I've moved, and I'm still having problems getting good reception. I have the Xtreme HDB2X http://www.solidsignal.com/m/product.aspx?p=HDB2X&ss=233070 connected to the Roamio via about 15 feet of quad shielded solid copper RG-6. Fox (23) is completely unwatchable. The other stations I occasionally lose reception. I'm thinking about either the Xtreme HDB4X http://www.solidsignal.com/m/product.aspx?p=HDB4X&ss=233074 or the Xtreme HDB91X http://www.solidsignal.com/pview.as...tenna-(HDB91X)&c=TV Antennas&sku=700112818387 Thoughts on these? Should they work (I realize reception can't be guaranteed)? Other recommendations? I'm now on the first floor though, and the antenna is about 3 feet off the floor (NOTHING I can do about that, unfortunately). I'd prefer a smaller antenna, since it has to be inside, but can go with the larger one if I have to. I've attached tvfool.com assessment of the new place. I'm trying to pull in NBC, ABC, CBS, FOX, MyNetwork, and CW. Luckily, ABC simulcasts on real channel 26, so VHF isn't required (Unlike with their VHF channel).


----------



## trip1eX (Apr 2, 2005)

Work a few extra hours per month to pay for cable is my suggestion. 

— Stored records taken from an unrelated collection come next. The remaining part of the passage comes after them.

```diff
                         const uint8_t want = (sst == CROWDSIM_SLOT_EXHAUSTED) ? 0 : 1;
                         rr.want = want; A.ar.want[e] = want;
                     }
                 }
-                if (install) {
-                    (void)ld_acquire_u8(A.ar.n_state + e);
-                    pos = make_double2(0.0, -A.ar.circle_radius); s_goal[tid] = make_double2(0.0, A.ar.circle_radius);
-                    vel = make_double2(0, 0); attr = make_double2(A.ar.robot_radius, A.ar.robot_v_pref);
-                    rr.gtime = 0.0;
-                    if (A.st.r_theta) A.st.r_theta[e] = CS_PI / 2;
-                    if (A.has_ep) { rr.ep_t = 0; rr.ep_ret = 0.0; rr.ep_tc = 0; rr.ep_mds = 0.0; rr.ep_c = __ldcg(A.ar.n_case + e); rr.dirty_ep = 1; rr.new_case = 1; }
-                    act_flag = 1; A.st.active[e] = 1; rr.want = 0; A.ar.want[e] = 0;
-                    dirty_kin = true; dirty_scene = true; release = true;
-                }
-            }
-        }
-        s_flag[le] = (uint8_t)((act_flag != 0) | (install << 1));
-    }
-    __syncthreads();
-    if (!is_robot) {
-        const unsigned f = s_flag[le];
-        act_flag = (uint8_t)(f & 1u);
-        if ((f & 2u) && env_ok) {
-            (void)ld_acquire_u8(A.ar.n_state + e);
-            pos = ld2_cg(A.ar.n_h_pos, hi); vel = make_double2(0, 0); s_goal[tid] = ld2_cg(A.ar.n_h_goal, hi); attr = ld2_cg(A.ar.n_h_attr, hi);
-            dirty_kin = true; dirty_scene = true;
-        }
+            }
+        }
+        CS_PROBE(6);
     }
     }
 
```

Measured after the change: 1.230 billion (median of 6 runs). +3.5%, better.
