void bu_first_pass(Ctx& c, const EdgeSpace& es, const BuPlan& p, const uint32_t* fb, const uint32_t* odeg,
                   const BuOut& o, const GateIn& gi, BuLaunch& L) {
  const uint2* lo = es.pair_col[0].as<uint2>();
  const uint2* hi = es.pair_col[1].as<uint2>();
  const int cw = p.cw;
  if (p.fast && !p.probe_stats && c.opt("bu_fin", 1) != 0) {
    using Fn = decltype(&k_bu_fin<0, 0>);
    static const Named<Fn> fin[4] = {NBG_K(k_bu_fin<0, 0>), NBG_K(k_bu_fin<1, 0>), NBG_K(k_bu_fin<0, 1>),
                                     NBG_K(k_bu_fin<1, 1>)};
    const FinArgs fa = fin_args(p.q);
    const bool cls1 = fin_cls1_ok(fa) && c.opt("bu_fin_cls", 1) != 0;
    const size_t fshm = size_t((cw + 2) & ~1) * 4 + size_t(kSlots) * 16 * 8;
    const uint32_t rest = p.fb_bytes > uint32_t(cw) * 4u ? p.fb_bytes - uint32_t(cw) * 4u : 0u;
    const int nt = int(c.opt("bu_fin_nt", 1) != 0);
    const uint32_t* wide = c.opt("bu_fin_narrow", 1) != 0 ? es.tile_wide.as<uint32_t>() : nullptr;
    if (wide) L.flag_bytes = uint64_t(p.work) / 8;
    const Named<Fn>& k = fin[(cls1 ? 1 : 0) | nt << 1];
    if (fshm > 48 * 1024) lds_limit(reinterpret_cast<const void*>(k.fn), fshm);
    k.fn<<<p.grid, p.bs, fshm, c.stream>>>(lo, hi, p.ntiles, p.work, fb, o.nb, o.pbits, fa, o.partials, cw, rest, o.gate,
                                           gi, p.atomic_sums, wide);
    L.k0 = k.name;
    return;
  }
  enum { kPlain, kHub, kPlainStats, kHubStats, kHubNt };
  using Fn = decltype(&k_bu_lean<0, 1, 0, 0, 0, 0>);
  static const Named<Fn> lean[2][5] = {
      {NBG_K(k_bu_lean<0, 1, 0, 0, 0, 0>), NBG_K(k_bu_lean<0, 1, 1, 0, 0, 0>), NBG_K(k_bu_lean<0, 1, 0, 1, 0, 0>),
       NBG_K(k_bu_lean<0, 1, 1, 1, 0, 0>), NBG_K(k_bu_lean<0, 1, 1, 0, 1, 3>)},
      {NBG_K(k_bu_lean<1, 1, 0, 0, 0, 0>), NBG_K(k_bu_lean<1, 1, 1, 0, 0, 0>), NBG_K(k_bu_lean<1, 1, 0, 1, 0, 0>),
       NBG_K(k_bu_lean<1, 1, 1, 1, 0, 0>), NBG_K(k_bu_lean<1, 1, 1, 0, 1, 3>)}};
  int sel = p.probe_stats ? (cw > 0 ? kHubStats : kPlainStats) : (cw > 0 ? kHub : kPlain);
  if (sel == kHub && (p.fast || es.odeg8.p)) sel = kHubNt;
  const Named<Fn>& k = lean[p.pk][sel];
  if (p.shm > 48 * 1024) lds_limit(reinterpret_cast<const void*>(k.fn), p.shm);
  k.fn<<<p.grid, p.bs, p.shm, c.stream>>>(lo, hi, p.ntiles, p.work, fb, p.fb_bytes, o.nb, o.pbits,
                                          p.fast ? nullptr : odeg, p.q, o.partials, cw, es.odeg8.as<uint8_t>(), o.gate,
                                          gi, p.atomic_sums);
  L.k0 = k.name;
  if (!p.fast) L.od_bytes = uint64_t(p.work) * 128u * (sel == kHubNt ? 1u : 4u);
}

void bu_rest_pass(Ctx& c, const EdgeSpace& es, const BuPlan& p, const uint32_t* fb, const uint32_t* odeg,
                  const FastArgs& fp, const BuOut& o, unsigned long long* dbg, BuLaunch& L) {
  using Fn = decltype(&k_bu_rest_lean<0, 0, 0, 0>);
#define NBG_REST_ROW(PKV, WV)                                                                     \
  {NBG_K(k_bu_rest_lean<PKV, WV, 0, 0>), NBG_K(k_bu_rest_lean<PKV, WV, 0, 1>), \
   NBG_K(k_bu_rest_lean<PKV, WV, 1, 0>), NBG_K(k_bu_rest_lean<PKV, WV, 1, 1>)}
  static const Named<Fn> rest_none[4] = NBG_REST_ROW(0, 0);
  static const Named<Fn> rest_fast[4][4] = {NBG_REST_ROW(1, 1), NBG_REST_ROW(1, 2), NBG_REST_ROW(1, 4),
                                            NBG_REST_ROW(1, 8)};
#undef NBG_REST_ROW
  const int wi = p.W == 1 ? 0 : p.W == 2 ? 1 : p.W == 4 ? 2 : 3;
  const Named<Fn>& k = (p.fast ? rest_fast[wi] : rest_none)[(p.rcw > 0 ? 2 : 0) | (p.use_rec ? 1 : 0)];
  const Csr& tr = es.tr;
  const int32_t* tc = p.q.gbits ? es.tcol_q.as<int32_t>() : tr.col.as<int32_t>();
  const uint4* rec = p.use_rec ? es.brec.as<uint4>() : nullptr;
  if (p.rshm > 48 * 1024) lds_limit(reinterpret_cast<const void*>(k.fn), p.rshm);
  k.fn<<<p.grid2, 1024, p.rshm, c.stream>>>(o.pbits, p.rest_rows, tr.row_ptr.as<int64_t>(), tc, fb, p.fb_bytes, o.nb,
                                            odeg, fp, p.q, p.atomic_sums ? o.partials : o.partials + p.grid, p.rcw, p.ru,
                                            p.rest_from, p.rsteps, dbg, o.gate, rec, p.atomic_sums);
  L.k1 = k.name;
  L.rest_rec = p.use_rec;
}
#undef NBG_K

void bu_rest_dbg_dump(Ctx& c, const unsigned long long* dbg, int pk, int grid2) {
  std::vector<unsigned long long> h(size_t(grid2) * 16 * 8);
  NBG_HIP(hipMemcpyAsync(h.data(), dbg, h.size() * 8, hipMemcpyDeviceToHost, c.stream));
  NBG_HIP(hipStreamSynchronize(c.stream));
  if (const char* fn = getenv("NBG_DBG_FILE")) {
    if (FILE* f = fopen(fn, "ab")) {
      const uint64_t hdr[2] = {uint64_t(pk), uint64_t(grid2) * 16};
      fwrite(hdr, 8, 2, f);
      fwrite(h.data(), 8, h.size(), f);
      fclose(f);
    }
  }
}

}

BuLaunch launch_bu_lean(Ctx& c, EdgeSpace& es, const uint32_t* fb, uint32_t* nbits, const uint32_t* odeg, int pk,
                        const FastArgs& fp, int fcol, unsigned long long* out, bool hop_front, unsigned long long* gate,
                        GateIn gi, bool out_zero, int shards) {
  const BuPlan p = bu_plan(c, es, pk, !odeg, fp, fcol, hop_front, out_zero, shards);
  c.ws_pend.ensure(size_t(p.ntiles * 2 + 2) * 8);
  const BuOut o{reinterpret_cast<unsigned long long*>(nbits), c.ws_pend.as<unsigned long long>(),
                p.atomic_sums ? out : c.ws_partials.as<unsigned long long>(), gate};
  if (p.atomic_sums && !out_zero) NBG_HIP(hipMemsetAsync(out, 0, 8 * 8, c.stream));
  BuLaunch L;
  bu_first_pass(c, es, p, fb, odeg, o, gi, L);
  NBG_HIP(hipGetLastError());
  L.ev_first = timing_event(c);
  DevBuf dbg_buf;
  unsigned long long* dbg = nullptr;
  if (c.opt("bu_rest_dbg", 0)) {
    dbg_buf.alloc(size_t(p.grid2) * 16 * 64);
    NBG_HIP(hipMemsetAsync(dbg_buf.p, 0, size_t(p.grid2) * 16 * 64, c.stream));
    dbg = dbg_buf.as<unsigned long long>();
  }
  bu_rest_pass(c, es, p, fb, odeg, fp, o, dbg, L);
  NBG_HIP(hipGetLastError());
  if (!p.atomic_sums) reduce_partials(c, o.partials, p.grid + p.grid2, out, gate);
  NBG_HIP(hipGetLastError());
  if (dbg) bu_rest_dbg_dump(c, dbg, p.pk, p.grid2);
  return L;
}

IF you just moved you can probably get a sweet deal for the 1st year.


----------



## trip1eX (Apr 2, 2005)

replaytv said:


> I use different TiVos in different rooms for particular channels.


That's a great idea. What would be the steps the user has to take in order to watch shows on different Roamios on a network?


----------



## kturcotte (Dec 9, 2002)

trip1eX said:


> Work a few extra hours per month to pay for cable is my suggestion.
> 
> IF you just moved you can probably get a sweet deal for the 1st year.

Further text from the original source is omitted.